Open seanlaw opened 4 years ago
@seanlaw:
TS: Time Series
Could you please elaborate more on the purpose of ML model?
Let's say you have a 365day-by-24hours data, and you reshape it to a long time series with length. If you think about clustering those 365 days, I don't think matrix profile can help with that. If you think about forecasting, a matrix profile MIGHT be helpful. For instance, to predict TS[h], it can find similar motifs to TS[(h-L):h], where L is user-defined and can be tuned. Then, it MIGHT help to find more accurate forecast. (however, there are some other challenges that we can discuss further if you are interested)
Could you please elaborate more on the purpose of ML model?
So, I'm not a big fan of unsupervised methods and so this would be targeted for supervised learning approaches where you have labels. Let me provide a completely fictitious and hypothetical example:
Imagine if you have 1,000 engineering students in college and they gave you access to their GPS positional data from their cell phones (let's simplify and only worry about the latitude).
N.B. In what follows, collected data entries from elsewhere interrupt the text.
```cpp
template <typename IdxT>
struct Workspace {
    uint8_t *text;
    uint64_t *K0, *K1;
    IdxT *Va, *Vb, *ISA, *SAbuf;
    uint64_t *X;
    IdxT *Xs;
    int64_t *bkt_bounds;
    int64_t *totals;
    SmallGroupCounters *sg_ctr;
    uint32_t *hist_partial;
    uint16_t *codetab;
    uint32_t *pc_tiles;
    uint32_t *RL;
    uint32_t *run_lead, *run_carry;
    uint8_t *run_link;
    int64_t *digit_offset;
    int64_t *bytehist;
    int64_t *xcd_offset;
    char *ctl_status;
    size_t ctl_status_bytes;
    size_t ctl_status_stride;
    char *seg_status;
    size_t seg_status_bytes;
    uint64_t *sp_top, *sp_sub;
    unsigned long long *sp_cnt_a, *sp_cursor_a, *sp_cursor_b;
    int64_t *sp_off, *sp_out_base, *sp_ovf_src, *sp_ovf_dst;
    uint64_t *sp_low;
    uint8_t *sp_pure;
    uint32_t *sp_tile_first;
    ScanPart *sp_part;
    SplitCtl *sp_ctl;
    size_t bytes;
};

template <typename IdxT>
Workspace<IdxT> carve(char *base, int64_t n, bool with_sa, bool lists)
{
    Workspace<IdxT> w{};
    size_t off = 0;
    auto take = [&](size_t b) { char *p = base ? base + off : nullptr; off += align_up(b); return p; };
    const size_t un = (size_t)n;
    w.text = (uint8_t *)take(un + 64);
    w.K0 = (uint64_t *)take((un + 2) * 8);
    w.K1 = (uint64_t *)take((un + 2) * 8);
    w.Va = (IdxT *)take((un + 2) * sizeof(IdxT));
    w.Vb = (IdxT *)take((un + 2) * sizeof(IdxT));
    w.ISA = (IdxT *)take(un * sizeof(IdxT));
    w.SAbuf = with_sa ? (IdxT *)take(un * sizeof(IdxT)) : nullptr;
    if (lists) {
        w.X = (uint64_t *)take((un + 2) * 8);
        w.Xs = (IdxT *)take((un + 2) * sizeof(IdxT));
    }
    w.bkt_bounds = (int64_t *)take(finish_bounds_entries(n) * 8);
    w.totals = (int64_t *)take(64);
    w.sg_ctr = (SmallGroupCounters *)take((kSgChain + 2) * sizeof(SmallGroupCounters));
    w.hist_partial = (uint32_t *)take((size_t)kHistBlocks * kMaxPasses * kRadixSize * 4);
    w.digit_offset = (int64_t *)take((size_t)kMaxPasses * kRadixSize * 8);
    w.codetab = (uint16_t *)take(512);
    w.pc_tiles = (uint32_t *)take((un / 2048 + 4) * 8);
    if (sizeof(IdxT) == 4) {
        const size_t nchunks = un / kRunChunk + 2;
        w.RL = (uint32_t *)take(un * 4);
        w.run_lead = (uint32_t *)take(nchunks * 4);
        w.run_carry = (uint32_t *)take(nchunks * 4);
        w.run_link = (uint8_t *)take(nchunks);
    }
    w.bytehist = (int64_t *)take((size_t)(kRadixSize + 16 + kXcds * kRadixSize) * 8);
    w.xcd_offset = (int64_t *)take((size_t)kXcds * kRadixSize * 8);
    w.ctl_status_bytes = (size_t)kMaxPasses * align_up(256 + status_tiles(un) * kRadixSize * (un >= (1ull << 30) ? 8 : 4));
    w.ctl_status = take(w.ctl_status_bytes);
    w.seg_status_bytes = 256 + 3 * (un / kSegFusedTile + 2) * 8;
    w.seg_status = take(w.seg_status_bytes);
    if (sizeof(IdxT) == 4 && n >= kSplitMinN) {
        w.sp_top = (uint64_t *)take((size_t)kSplitTop * 8);
        w.sp_sub = (uint64_t *)take((size_t)kSplitBuckets * 8);
        w.sp_cnt_a = (unsigned long long *)take((size_t)kSplitTop * 8);
        w.sp_cursor_a = (unsigned long long *)take((size_t)kSplitTop * 8);
        w.sp_cursor_b = (unsigned long long *)take((size_t)kSplitBuckets * 8);
// ... 215 lines not shown
```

During their 4 years there, they walk across campus every day and they attend classes (the same classes every semester). We also know what their "major" is (i.e., which engineering degree they are going to graduate with) or this is the supervised "label".
So, assuming that the location of the classes never change, given the GPS coordinates of another student not in this set, do you think you can predict which "major" this student is in after 2-3 years of data?
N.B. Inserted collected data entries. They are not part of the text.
constexpr int DBG_SLOTS = 16;
constexpr int WALK_WAVES_PER_EU = 5;
template <bool DBG, bool CARRY>
__global__ __launch_bounds__(64 * WWPB) __attribute__((amdgpu_waves_per_eu(WALK_WAVES_PER_EU)))
void k_walk(WalkPtrs A, const int32_t* __restrict__ list, int32_t nlist, const int32_t* __restrict__ nlist_dev) {
    __shared__ WalkLds lds_all[WWPB];
    const int w = wave_in_block(), lane = lane_id();
    const int32_t li = (int32_t)blockIdx.x * WWPB + w;
    if (nlist_dev) nlist = *nlist_dev;
    if (CARRY && nlist > A.C) nlist = A.C;
    if (!CARRY && blockIdx.x == 0 && threadIdx.x == 0 && !KC->scal[9]) KC->scal[5] = 0;
    if (li >= nlist || KC->scal[9]) return;
    WalkLds& L = lds_all[w];
    int32_t j = uni(list[li]);
    const int32_t kind = CARRY ? KIND_FIX : uni(KC->kind[j]);
    int32_t lo_j = chunk_lo(A, j);
    int32_t hi_j = chunk_hi(A, j);
    const int32_t lastk = A.nT - A.k;

    int32_t x, P, n = 0, q = 0, ob, cb = -1, cc = 0;
    bool first_spec = false;
    if (CARRY) {
        cb = uni(KC->cur[j]);
        ob = 1 - cb;
        cc = uni(KC->cnt[cb][j]);
        x = uni(KC->newX[j - 1]);
        P = uni(KC->newP[j - 1]);
    } else if (kind == KIND_SPEC) {
        ob = uni(KC->cur[j]);
        x = lo_j;
        first_spec = uni(KC->usedX[j]) == NEVER;
        if (first_spec) {
            int32_t d = ANCHOR_DIAG_KC(lo_j);
            for (int i = 1; d == INVALID && i <= ANCHOR_RETRIES && lo_j + i * ANCHOR_RETRY_STEP < hi_j; i++)
                d = uni(ANCHOR_DIAG_KC(lo_j + i * ANCHOR_RETRY_STEP));
            P = INVALID;
            if (d != INVALID) {
                int64_t gp = (int64_t)lo_j - 1 + d;
                P = (int32_t)(gp < 0 ? 0 : (gp > A.nR - 1 ? A.nR - 1 : gp));
            }
            P = uni(P);
            if (lane == 0) KC->guess[j] = P;
        } else {
            P = uni(KC->guess[j]);
        }
        if (lane == 0) { KC->usedX[j] = lo_j; KC->usedP[j] = P; }
    } else if (kind == KIND_FIX) {
        cb = uni(KC->cur[j]);
        ob = 1 - cb;
        cc = uni(KC->cnt[cb][j]);
        x = uni(KC->snapX[j]);
        P = uni(KC->snapP[j]);
    } else {
        cb = uni(KC->cur[j]);
        ob = 1 - cb;
        cc = uni(KC->cnt[cb][j]);
        x = uni(KC->escX[j]);
        P = uni(KC->escP[j]);
        n = uni(KC->escN[j]);
        q = uni(KC->escQ[j]);
    }
    if (!CARRY) {
        if (lane == 0) KC->status[j] = ST_OK;
    }
    int32_t x_entry = x, P_entry = P;
    const uint64_t dbg_t0 = DBG ? wall_clock64() : 0;
    uint64_t dbg_c[13] = {};
    uint64_t tq = dbg_t0;
    const bool phases = DBG && A.dbg_phases;
    auto tick = [&](int slot) {
        if (DBG && phases) { const uint64_t t = wall_clock64(); dbg_c[slot] += t - tq; tq = t; }
    };
    if (P == INVALID) {
        if (lane == 0) { KC->cnt[ob][j] = 0; KC->exitX[j] = INVALID; KC->exitP[j] = INVALID; }
        return;
    }
    const size_t cap = (size_t)A.cap;
#define W_OT (KC->bt[ob] + (size_t)j * cap)
#define W_OP (KC->bp[ob] + (size_t)j * cap)
#define W_OL (KC->bl[ob] + (size_t)j * cap)
#define W_CT (KC->bt[cb] + (size_t)j * cap)
#define W_CP (KC->bp[cb] + (size_t)j * cap)
#define W_CL (KC->bl[cb] + (size_t)j * cap)

    RegWin W;
    W.P = INVALID;
    int32_t bloomP = INVALID;
    BufPos B;
    int32_t lme = x;
    bool converged = false, escalated = false;
    int32_t scan_end = hi_j < lastk + 1 ? hi_j : lastk + 1;
    if (!CARRY && kind == KIND_FIX) {
        const int32_t hy = uni(KC->hintY[j]);
        if (hy > x && hy < scan_end && uni(KC->hintP[j]) == P) x = hy;
    }
    int32_t old_seedq = cb >= 0 ? uni(KC->seedq[j]) : 0;
    int32_t seed_x = x, seedq = 0;
    int32_t cq0 = -1, ctv = INT32_MAX, cpv = 0, clv = 0;
    auto load_prev = [&](int32_t from) {
        cq0 = from;
        const int32_t qi = from + lane;
        ctv = qi < cc ? W_CT[qi] : INT32_MAX;
        cpv = qi < cc ? W_CP[qi] : 0;
        clv = qi < cc ? W_CL[qi] : 0;
    };
    if (cb >= 0) load_prev(q);
    int32_t rb_n0 = n, rbt = 0, rbp = 0, rbl = 0;
    auto flush_recs = [&]() {
        if (lane < n - rb_n0) { W_OT[rb_n0 + lane] = rbt; W_OP[rb_n0 + lane] = rbp; W_OL[rb_n0 + lane] = rbl; }
        rb_n0 = n;
    };
    for (;;) {
    while (x < scan_end) {
        if (DBG) tick(9);
        const int32_t y_l = x + lane;
        const bool valid = y_l < scan_end;
        uint32_t tw[4];
        loadw_sel<4>(B.has_t(x, 64 + 16), L.tbuf, y_l - B.tb0, A.T + y_l, tw);
        if (W.P != P) { reg_window(A, P, W, &L, &B); if (DBG) dbg_c[3]++; }
        if (DBG) tick(6);
        if (W.n <= 0) { x = scan_end; break; }
        if (DBG) dbg_c[1]++;
        const uint32_t key_l = valid ? target_key_w(A, y_l, tw) : 0u;
        int hl = -1;
        const int nb = scan_end - x < 64 ? scan_end - x : 64;
        for (int yy = 0; yy < nb; yy++) {
            const uint32_t kk = lane_val(key_l, yy);
            if (__ballot(win_any(W, kk)) && (kk < KEY_EXOTIC || __ballot(win_match(A, W, kk, x + yy) != 0))) {
                hl = yy;
                break;
            }
        }
        if (hl < 0) {
            x = (x + 64 < scan_end) ? x + 64 : scan_end;
            if (x < scan_end) {
                int32_t wend = scan_end;
                if (first_spec) {
                    if (x - (lme > seed_x ? lme : seed_x) >= RESEED_GAP) {
                        seed_x = x;
                        const int32_t d = ANCHOR_DIAG_KC(x);
                        if (d != INVALID) {
                            int64_t np = (int64_t)x - 1 + d;
                            np = np < 0 ? 0 : (np > A.nR - 1 ? A.nR - 1 : np);
                            if ((int32_t)np != P) { P = (int32_t)np; seedq = n; continue; }
                        }
                    }
                    const int32_t cpt = (lme > seed_x ? lme : seed_x) + RESEED_GAP;
                    if (cpt < wend) wend = cpt;
                }
                if (DBG) tick(9);
                if (bloomP != P) { bloom_window(W, L); bloomP = P; }
                if (DBG) tick(10);
                const int32_t x0 = x;
                x = wide_scan(A, L, W, x, wend);
                if (DBG) { dbg_c[2]++; dbg_c[12] += x - x0; tick(11); }
            }
            continue;
        }
        const int32_t y = x + hl;
        const uint32_t key = lane_val(key_l, hl);
        if (DBG) tick(7);
        const uint32_t mine = win_match(A, W, key, y);
        int32_t bl = 0, bcnt = 0;
        bool bhas0 = false;
        uint64_t bkey = ~0ull;
        int ncand = 0;
        for (int qq = 0; qq < 4; qq++) {
            unsigned long long cm = __ballot((mine >> qq) & 1u);
            while (cm) {
                const int cl_ = __ffsll((long long)cm) - 1;
                cm &= cm - 1;
                const int32_t c = W.lo + 4 * cl_ + qq;
                const int32_t l = ext_k(A, L, B, c, y);
                ncand++;
                if (!l) continue;
                if (l > bl) { bl = l; bcnt = 1; bhas0 = (c == 0); bkey = c ? pick_key(c, P) : ~0ull; }
                else if (l == bl) {
                    bcnt++;
                    if (c == 0) bhas0 = true;
                    else { const uint64_t pk = pick_key(c, P); bkey = pk < bkey ? pk : bkey; }
                }
            }
        }
        if (!bcnt) {
            x = y + 1;
            continue;
        }
        uint64_t pk;
        if (bcnt >= 2 && bhas0) pk = bkey;
        else { const uint64_t k0 = bhas0 ? pick_key(0, P) : ~0ull; pk = k0 < bkey ? k0 : bkey; }
        const int32_t p = (int32_t)(uint32_t)pk;
        if (p == 0) {
            escalated = true;
            if (lane == 0 && !CARRY) {
                if (kind == KIND_SPEC) { KC->cnt[ob][j] = 0; KC->exitX[j] = INVALID; KC->exitP[j] = INVALID; KC->usedP[j] = INVALID; }
                else {
                    KC->status[j] = ST_ESC;
                    KC->escX[j] = y; KC->escP[j] = P; KC->escN[j] = n; KC->escQ[j] = q;
                    atomicAdd(&KC->scal[1], 1);
                }
            }
            break;
        }
        {
            const int slot = n - rb_n0;
            if (lane == slot) { rbt = y; rbp = p; rbl = bl; }
            n++;
            if (slot == 63) flush_recs();
        }
        if (DBG) { dbg_c[0]++; dbg_c[4] += ncand; dbg_c[5] += bl; tick(8); }
        if (cb >= 0) {
            for (;;) {
                if (q >= cq0 + 64) load_prev(q);
                const int32_t qi = cq0 + lane;
                const bool ge = qi >= q && (qi >= cc || ctv >= y);
                const unsigned long long gm = __ballot(ge);
                if (gm) { q = cq0 + first_lane(gm); break; }
                q = cq0 + 64;
            }
            const int ql = q - cq0;
            if (q < cc && q >= old_seedq && lane_val(ctv, ql) == y && lane_val(cpv, ql) == p && lane_val(clv, ql) == bl) {
                flush_recs();
                const int32_t rest = cc - q - 1;
                for (int i = lane; i < rest; i += 64) {
                    W_OT[n + i] = W_CT[q + 1 + i];
                    W_OP[n + i] = W_CP[q + 1 + i];
                    W_OL[n + i] = W_CL[q + 1 + i];
                }
                n += rest;
                rb_n0 = n;
                converged = true;
                break;
            }
        }
        lme = y + bl;
        P = p + bl - 1;
        x = y + bl;
    }
    flush_recs();
    if (escalated) return;
    const int32_t nx = converged ? uni(KC->exitX[j]) : x, np = converged ? uni(KC->exitP[j]) : P;
    const bool frozen_end = !converged && x == hi_j && x - lme >= FROZEN_MIN;
    const bool trapped = !converged && x - x_entry >= A.S / 2 && (P - P_entry < TRAP_P && P_entry - P < TRAP_P);
    const bool exit_changed = nx != uni(KC->exitX[j]) || np != uni(KC->exitP[j]);
    if (!CARRY) {
        if (DBG && lane == 0 && (A.dbg_round < 0 || A.dbg_round == A.round)) {
            tick(9);
            uint64_t* d = KC->dbg + (size_t)j * DBG_SLOTS;
            d[0] = wall_clock64() - dbg_t0;
            for (int i = 0; i < 13; i++) d[1 + i] = dbg_c[i];
            d[14] = (uint64_t)A.round;
            d[15] = dbg_t0;
        }
        if (lane == 0) {
            KC->cnt[ob][j] = n;
            if (cb < 0) {
                KC->exitX[j] = x; KC->exitP[j] = P;
                KC->seedq[j] = seedq;
            } else {
                KC->newX[j] = nx; KC->newP[j] = np;
                KC->conv[j] = converged;
                KC->changed[j] = exit_changed;
                KC->walked[j] = A.round;
                KC->frozen[j] = frozen_end;
                KC->trapped[j] = trapped;
            }
            KC->status[j] = converged ? ST_CONV : ST_DONE;
        }
        if (kind != KIND_FIX || (j > 0 && uni(KC->lround[j - 1]) == A.round)) return;
        if (converged || !exit_changed || frozen_end || trapped) return;
        const int32_t j1 = j + 1;
        if (j1 >= A.C || uni(KC->lround[j1]) == A.round || (j1 + 1 < A.C && uni(KC->lround[j1 + 1]) == A.round)) return;
        if (lane == 0) {
            const int32_t at = atomicAdd(&KC->scal[11], 1);
            if (at < A.C) KC->clist[at] = j1;
            atomicOr(&KC->cbits[j1 >> 5], 1u << (j1 & 31));
        }
        return;
    } else {
        if (frozen_end) return;
        if (lane == 0) {
            KC->cnt[ob][j] = n;
            KC->cur[j] = ob;
            KC->exitX[j] = nx; KC->exitP[j] = np;
            KC->usedX[j] = x_entry; KC->usedP[j] = P_entry;
            KC->seedq[j] = 0;
            KC->conv[j] = converged;
            KC->changed[j] = exit_changed;
            KC->walked[j] = A.round;
            KC->frozen[j] = 0;
            KC->trapped[j] = trapped;
        }
    }
    if (converged || !exit_changed || frozen_end || trapped) return;
    const int32_t j1 = j + 1;
    if (j1 >= A.C || uni(KC->lround[j1]) == A.round || (j1 + 1 < A.C && uni(KC->lround[j1 + 1]) == A.round)) return;
    j = j1;
    lo_j = chunk_lo(A, j);
    hi_j = chunk_hi(A, j);
    scan_end = hi_j < lastk + 1 ? hi_j : lastk + 1;
    cb = uni(KC->cur[j]);
    ob = 1 - cb;
    cc = uni(KC->cnt[cb][j]);
    old_seedq = uni(KC->seedq[j]);
    n = 0;
    q = 0;
    rb_n0 = 0;
    seedq = 0;
    converged = false;
    x_entry = x;
    P_entry = P;
    load_prev(0);
    }
}

#undef W_OT
#undef W_OP
#undef W_OL
#undef W_CT
#undef W_CP
#undef W_CL

constexpr int LS_T = 256;
__device__ __forceinline__ void sort_list_block(const WalkPtrs& A, int32_t* __restrict__ list, const int32_t* __restrict__ count,
                                                uint32_t* __restrict__ bits, int32_t* wsum);
__global__ __launch_bounds__(LS_T) void k_commit(WalkPtrs A, const int32_t* __restrict__ list, int32_t nlist,
                                                 const int32_t* __restrict__ nlist_dev) {
    __shared__ int32_t wsum[LS_T / 64 + 1];
    __shared__ int last;
    if (A.scal[9]) return;
    if (nlist_dev) nlist = *nlist_dev;
    if (blockIdx.x == 0 && threadIdx.x < FROZEN_MAX) A.fy[threadIdx.x] = INT32_MAX;
    if (blockIdx.x == 0 && threadIdx.x == 0) A.scal[11] = 0;
    for (int32_t i = (int32_t)(blockIdx.x * blockDim.x + threadIdx.x); i < nlist; i += (int32_t)(gridDim.x * blockDim.x)) {
        const int32_t j = list[i];
        if (A.kind[j] == KIND_SPEC || A.status[j] == ST_ESC) continue;
        const int32_t round = A.round;
        const bool pred_changed = j > 0 && A.walked[j - 1] == round && A.changed[j - 1];
        if (!(A.conv[j] || !pred_changed)) continue;
        A.cur[j] = 1 - A.cur[j];
        A.exitX[j] = A.newX[j];
        A.exitP[j] = A.newP[j];
        A.usedX[j] = A.snapX[j];
        A.usedP[j] = A.snapP[j];
        A.seedq[j] = 0;
        if (A.frozen[j]) {
            A.flist[atomicAdd(&A.scal[5], 1)] = j;
            atomicOr(&A.fbits[j >> 5], 1u << (j & 31));
        }
    }
    if (!grid_last_block(reinterpret_cast<unsigned int*>(A.scal + 14), &last)) return;
    sort_list_block(A, A.flist, A.scal + 5, A.fbits, wsum);
}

In this case, I would take the data from the 1,000 students and try to identify common motifs amongst the students (I believe that some may also refer to these as "shapelets" in a specific context). Then, I could/would try to use the presence/absence of those motifs (i.e., one-hot encoding) in training an ML model to predict their "major".
Let me know if that example makes sense? Again, I think it's important for me to point out that "Github issues" are always open for debate and maybe you can convince me that this is a terrible idea! I would be happy to close this issue if it is not useful or feasible. 😄 There is no ego here. 👍
@seanlaw It sounds interesting. I will think about it for sure.
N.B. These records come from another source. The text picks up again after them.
# teshnizi/GraphEnvs

Measured on AMD Instinct MI355X. Metric: env-steps/sec (whole node), ShortestPath-v0 n=64 m=192 batch=65536, 1/2/4/8 GPU, higher is better.
Workload: dtype u64; 1 GPU; ShortestPath-v0 n_nodes=64 n_edges=192 weighted, 65536 env slots per GPU, random valid actions on device, same-step autoreset (seed-exact G(n,m)+features on device); envs_per_gpu=65536, prefetch_period=0, episodes_finished_per_gpu=6165512, settle_steps=128, parallelism=batch shard x1, no collective

## Files before the change

graphenvs_amd/csrc/ge_features.h:

```cpp
#pragma once
#include "ge_params.h"
#include "ge_platform.h"
#include "ge_reset.h"

struct GeFctx {
  uint64_t *abits; int *rowptr; uint16_t *scw;
  uint64_t *quads; uint32_t *rq; int zq;
  uint8_t *c8;
  double *sigma, *delta, *coeff, *bcw;
  double *bcw0; int wave_f64;
  double *bc, *clos;
  double *prx, *prn, *sinv, *diff, *diff2, *clus;
  uint8_t *mark;
  uint16_t *ord, *lvl;
};

GE_DEV GeFctx ge_carve_f(const GeParams &P, int tid) {
  unsigned char *s = ge_dyn_smem();
  const GeLdsF &L = P.ldsf;
  const int n = P.n, an = ((n * 8 + 15) & ~15) / 8;
  GeFctx c;
  c.rowptr = (int *)(s + L.rowptr); c.quads = (uint64_t *)(s + L.colw); c.c8 = (uint8_t *)(s + L.colw); c.rq = (uint32_t *)(s + L.rq); c.zq = L.zq;
  c.bc = (double *)(s + L.bc); c.clos = (double *)(s + L.clos);
  unsigned char *w = s + L.wave0 + (tid >> 6) * L.wave_stride;
  const int bcw_at = P.W <= GE_BCW_REG_W ? n : 3 * n + 1;
  c.sigma = (double *)(w + L.w_sigma); c.delta = c.sigma + n; c.coeff = c.sigma + 2 * n; c.bcw = c.sigma + bcw_at;
  c.mark = (uint8_t *)(w + L.w_mark); c.ord = (uint16_t *)(w + L.w_ord); c.lvl = (uint16_t *)(w + L.w_lvl);
  c.bcw0 = (double *)(s + L.wave0 + L.w_sigma) + bcw_at; c.wave_f64 = L.wave_stride / 8;
  c.abits = (uint64_t *)(s + L.abits); c.scw = (uint16_t *)(s + L.scw);
  c.prx = (double *)(s + L.prx); c.prn = c.prx + an; c.sinv = c.prx + 2 * an; c.diff = c.prx + 3 * an; c.diff2 = c.prx + 4 * an; c.clus = (double *)(s + L.clus);
  return c;
}

#ifndef GE_PR_CH
#define GE_PR_CH 4
#endif
#ifndef GE_FABL
#define GE_FABL 0
#endif
#if defined(GE_STAMPS) && !defined(GE_EMU)
#define GE_FSTAMP_DECL unsigned long long fs_acc[8] = {0, 0, 0, 0, 0, 0, 0, 0}, fs_t = clock64(), fs_src = 0, fs_lev = 0; int fs_k = 7
#define GE_FSTAMP(k) do { const unsigned long long now_ = clock64(); fs_acc[fs_k] += now_ - fs_t; fs_t = now_; fs_k = (k); if ((k) == 6) fs_src++; if ((k) == 1) fs_lev++; } while (0)
#define GE_FSTAMP_OUT do { if (env == 0 && part == 0 && tid == 0) { for (int k_ = 0; k_ < 8; k_++) ge_stamp_buf[16 + k_] = fs_acc[k_]; ge_stamp_buf[24] = fs_src; ge_stamp_buf[25] = fs_lev; } } while (0)
#else
#define GE_FSTAMP_DECL do { } while (0)
#define GE_FSTAMP(k) do { } while (0)
#define GE_FSTAMP_OUT do { } while (0)
#endif
GE_HOSTDEV int ge_feat_workgroups(int feat_parts) { return feat_parts > 1 ? feat_parts + 1 : 1; }
#ifndef GE_BW_TWO_ABOVE
#define GE_BW_TWO_ABOVE 256
#endif
#ifndef GE_BW_U
#define GE_BW_U 1
#endif
template <bool BWD, int U>
GE_DEV void ge_brandes_walk_u(const GeFctx &c, int k0, int k1, int lane, bool store) {
  for (int kb = k0; kb < k1; kb += U * GE_WAVE) {
    bool on[U]; int v[U]; uint32_t q0[U], nq[U]; double sv[U], acc[U]; uint64_t q[U];
#pragma unroll
    for (int u = 0; u < U; u++) { const int k = kb + u * GE_WAVE + lane; on[u] = k < k1; v[u] = (int)c.ord[on[u] ? k : k0]; }
#pragma unroll
    for (int u = 0; u < U; u++) { const uint32_t r = c.rq[v[u]]; q0[u] = r & 0xffffu; nq[u] = on[u] ? (r >> 16) : 0u; sv[u] = BWD ? c.sigma[v[u]] : 1.0; acc[u] = 0.0; }
#pragma unroll
    for (int u = 0; u < U; u++) q[u] = c.quads[nq[u] ? q0[u] : (uint32_t)c.zq];
    for (uint32_t i = 0; ge_ballot(i < nq[0] || (U > 1 && i < nq[U - 1])) != 0ull;) {
      i++;
      uint64_t qn[U];
#pragma unroll
      for (int u = 0; u < U; u++) qn[u] = c.quads[i < nq[u] ? q0[u] + i : (uint32_t)c.zq];
#pragma unroll
      for (int u = 0; u < U; u++) {
        const uint32_t lo = (uint32_t)q[u], hi = (uint32_t)(q[u] >> 32);
        const int w0 = (int)(lo & 0xffffu), w1 = (int)(lo >> 16), w2 = (int)(hi & 0xffffu), w3 = (int)(hi >> 16);
        const double f0 = c.coeff[w0], f1 = c.coeff[w1], f2 = c.coeff[w2], f3 = c.coeff[w3];
        if (!BWD) { c.mark[w0] = 1; c.mark[w1] = 1; c.mark[w2] = 1; c.mark[w3] = 1; }
        if (BWD) { acc[u] += sv[u] * f0; acc[u] += sv[u] * f1; acc[u] += sv[u] * f2; acc[u] += sv[u] * f3; }
        else { acc[u] += f0; acc[u] += f1; acc[u] += f2; acc[u] += f3; }
        q[u] = qn[u];
      }
    }
#pragma unroll
    for (int u = 0; u < U; u++) if (on[u] && store) (BWD ? c.delta : c.sigma)[v[u]] = acc[u];
  }
}
template <bool BWD>
GE_DEV void ge_brandes_walk(const GeFctx &c, int k0, int k1, int lane, bool store, bool two) {
  if (GE_BW_U > 1 && two && k1 - k0 > GE_WAVE) ge_brandes_walk_u<BWD, GE_BW_U>(c, k0, k1, lane, store); else ge_brandes_walk_u<BWD, 1>(c, k0, k1, lane, store);
}
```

The following paper shows how to create a feature matrix for classification by using pairwise distances. https://www.researchgate.net/profile/Rohit-Kate/publication/276422351_Using_dynamic_time_warping_distances_as_features_for_improved_time_series_classification/links/5c0ed52892851c39ebe437b5/Using-dynamic-time-warping-distances-as-features-for-improved-time-series-classification.pdf
Assuming that you've identified some interesting motifs across multiple time series, one could potentially represent those motifs in the form of one-hot (or multi-hot) encoding and use them to train a machine learning model.